Work instructions
Exactly as given, output all the records that follow.

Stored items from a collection

template <int P, int OFF, typename T>
static void launch_conv_form(const void* in, const void* wp, void* out, float* split_ws, int B, int CK, int M, int hi, int wi, int ho, int wo, bool two_tiles, hipStream_t st) {
  const ConvShape s = conv_shape(B, CK, M, ho, wo, two_tiles);
  const uint4* wq = (const uint4*)wp;
  const T* i_ = (const T*)in;
  T* dst = s.KS > 1 ? reinterpret_cast<T*>(split_ws) : (T*)out;
  if (s.TC == 0) hipLaunchKernelGGL((k_conv_mfma<0, P, OFF, T, T, 1>), s.grid, dim3(256), 0, st, i_, wq, dst, CK, M, hi, wi, ho, wo, s.KS, s.kcs, s.out_elems, s.gx, s.gy, s.gz, s.S, B);
  else if (s.NM == 2) {
    if (s.TC == 64) hipLaunchKernelGGL((k_conv_mfma<64, P, OFF, T, T, 2>), s.grid, dim3(512), 0, st, i_, wq, dst, CK, M, hi, wi, ho, wo, s.KS, s.kcs, s.out_elems, s.gx, s.gy, s.gz, 1, B);
    else hipLaunchKernelGGL((k_conv_mfma<32, P, OFF, T, T, 2>), s.grid, dim3(512), 0, st, i_, wq, dst, CK, M, hi, wi, ho, wo, s.KS, s.kcs, s.out_elems, s.gx, s.gy, s.gz, 1, B);
  } else if (s.TC == 64) hipLaunchKernelGGL((k_conv_mfma<64, P, OFF, T, T, 1>), s.grid, dim3(256), 0, st, i_, wq, dst, CK, M, hi, wi, ho, wo, s.KS, s.kcs, s.out_elems, s.gx, s.gy, s.gz, 1, B);
  else hipLaunchKernelGGL((k_conv_mfma<32, P, OFF, T, T, 1>), s.grid, dim3(256), 0, st, i_, wq, dst, CK, M, hi, wi, ho, wo, s.KS, s.kcs, s.out_elems, s.gx, s.gy, s.gz, 1, B);
  if (s.KS > 1) {
    const size_t n4 = s.out_elems/4;
    hipLaunchKernelGGL((k_conv_split_sum<T>), dim3((unsigned)((n4 + 255)/256)), dim3(256), 0, st, split_ws, (T*)out, n4, s.KS);
  }
}

#define SMD_BY_PIECES_F32(pieces, CALL) do { if ((pieces) == 3) { CALL(3); } else { CALL(2); } } while (0)
hipError_t launch_conv_mfma_fwd(const void* x, const void* wp_fwd, void* y, float* split_ws, bool zpad, int B, int C, int CO, int h, int w, int pieces, bool two_tiles, hipStream_t st) {
  if (zpad) {
#define SMD_CALL(P) launch_conv_form<P, 1, float>(x, wp_fwd, y, split_ws, B, C, CO, h, w, h, w, two_tiles, st)
    SMD_BY_PIECES_F32(pieces, SMD_CALL);
#undef SMD_CALL
  } else if (CO == 16) {
#define SMD_CALL(P, T) launch_conv16<P, T>(x, wp_fwd, y, B, C, false, h + 2, w + 2, h, w, st)
    SMD_BY_PIECES(pieces, SMD_CALL);
#undef SMD_CALL
  } else {
#define SMD_CALL(P, T) launch_conv_form<P, 0, T>(x, wp_fwd, y, split_ws, B, C, CO, h + 2, w + 2, h, w, two_tiles, st)
    SMD_BY_PIECES(pieces, SMD_CALL);
#undef SMD_CALL
  }
  return hipGetLastError();
}
hipError_t launch_conv_mfma_bwd_data(const void* gy, const void* wp_bwd, void* g_x, float* split_ws, bool zpad, int B, int C, int CO, int h, int w, int pieces, bool two_tiles, hipStream_t st) {
  if (zpad) {
#define SMD_CALL(P) launch_conv_form<P, 1, float>(gy, wp_bwd, g_x, split_ws, B, CO, C, h, w, h, w, two_tiles, st)
    SMD_BY_PIECES_F32(pieces, SMD_CALL);
#undef SMD_CALL
  } else if (CO == 16 && C == 16) {
#define SMD_CALL(P, T) launch_conv16<P, T>(gy, wp_bwd, g_x, B, 16, true, h, w, h + 2, w + 2, st)
    SMD_BY_PIECES(pieces, SMD_CALL);
#undef SMD_CALL
  } else {
#define SMD_CALL(P, T) launch_conv_form<P, 2, T>(gy, wp_bwd, g_x, split_ws, B, CO, C, h, w, h + 2, w + 2, two_tiles, st)
    SMD_BY_PIECES(pieces, SMD_CALL);
#undef SMD_CALL
  }
  return hipGetLastError();
}

}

Output for this exercise
template <int P, int OFF, typename T>
static void launch_conv_form(const void* in, const void* wp, void* out, float* split_ws, int B, int CK, int M, int hi, int wi, int ho, int wo, bool two_tiles, hipStream_t st) {
  const ConvShape s = conv_shape(B, CK, M, ho, wo, two_tiles);
  const uint4* wq = (const uint4*)wp;
  const T* i_ = (const T*)in;
  T* dst = s.KS > 1 ? reinterpret_cast<T*>(split_ws) : (T*)out;
  if (s.TC == 0) hipLaunchKernelGGL((k_conv_mfma<0, P, OFF, T, T, 1>), s.grid, dim3(256), 0, st, i_, wq, dst, CK, M, hi, wi, ho, wo, s.KS, s.kcs, s.out_elems, s.gx, s.gy, s.gz, s.S, B);
  else if (s.NM == 2) {
    if (s.TC == 64) hipLaunchKernelGGL((k_conv_mfma<64, P, OFF, T, T, 2>), s.grid, dim3(512), 0, st, i_, wq, dst, CK, M, hi, wi, ho, wo, s.KS, s.kcs, s.out_elems, s.gx, s.gy, s.gz, 1, B);
    else hipLaunchKernelGGL((k_conv_mfma<32, P, OFF, T, T, 2>), s.grid, dim3(512), 0, st, i_, wq, dst, CK, M, hi, wi, ho, wo, s.KS, s.kcs, s.out_elems, s.gx, s.gy, s.gz, 1, B);
  } else if (s.TC == 64) hipLaunchKernelGGL((k_conv_mfma<64, P, OFF, T, T, 1>), s.grid, dim3(256), 0, st, i_, wq, dst, CK, M, hi, wi, ho, wo, s.KS, s.kcs, s.out_elems, s.gx, s.gy, s.gz, 1, B);
  else hipLaunchKernelGGL((k_conv_mfma<32, P, OFF, T, T, 1>), s.grid, dim3(256), 0, st, i_, wq, dst, CK, M, hi, wi, ho, wo, s.KS, s.kcs, s.out_elems, s.gx, s.gy, s.gz, 1, B);
  if (s.KS > 1) {
    const size_t n4 = s.out_elems/4;
    hipLaunchKernelGGL((k_conv_split_sum<T>), dim3((unsigned)((n4 + 255)/256)), dim3(256), 0, st, split_ws, (T*)out, n4, s.KS);
  }
}

#define SMD_BY_PIECES_F32(pieces, CALL) do { if ((pieces) == 3) { CALL(3); } else { CALL(2); } } while (0)
hipError_t launch_conv_mfma_fwd(const void* x, const void* wp_fwd, void* y, float* split_ws, bool zpad, int B, int C, int CO, int h, int w, int pieces, bool two_tiles, hipStream_t st) {
  if (zpad) {
#define SMD_CALL(P) launch_conv_form<P, 1, float>(x, wp_fwd, y, split_ws, B, C, CO, h, w, h, w, two_tiles, st)
    SMD_BY_PIECES_F32(pieces, SMD_CALL);
#undef SMD_CALL
  } else if (CO == 16) {
#define SMD_CALL(P, T) launch_conv16<P, T>(x, wp_fwd, y, B, C, false, h + 2, w + 2, h, w, st)
    SMD_BY_PIECES(pieces, SMD_CALL);
#undef SMD_CALL
  } else {
#define SMD_CALL(P, T) launch_conv_form<P, 0, T>(x, wp_fwd, y, split_ws, B, C, CO, h + 2, w + 2, h, w, two_tiles, st)
    SMD_BY_PIECES(pieces, SMD_CALL);
#undef SMD_CALL
  }
  return hipGetLastError();
}
hipError_t launch_conv_mfma_bwd_data(const void* gy, const void* wp_bwd, void* g_x, float* split_ws, bool zpad, int B, int C, int CO, int h, int w, int pieces, bool two_tiles, hipStream_t st) {
  if (zpad) {
#define SMD_CALL(P) launch_conv_form<P, 1, float>(gy, wp_bwd, g_x, split_ws, B, CO, C, h, w, h, w, two_tiles, st)
    SMD_BY_PIECES_F32(pieces, SMD_CALL);
#undef SMD_CALL
  } else if (CO == 16 && C == 16) {
#define SMD_CALL(P, T) launch_conv16<P, T>(gy, wp_bwd, g_x, B, 16, true, h, w, h + 2, w + 2, st)
    SMD_BY_PIECES(pieces, SMD_CALL);
#undef SMD_CALL
  } else {
#define SMD_CALL(P, T) launch_conv_form<P, 2, T>(gy, wp_bwd, g_x, split_ws, B, CO, C, h, w, h + 2, w + 2, two_tiles, st)
    SMD_BY_PIECES(pieces, SMD_CALL);
#undef SMD_CALL
  }
  return hipGetLastError();
}

}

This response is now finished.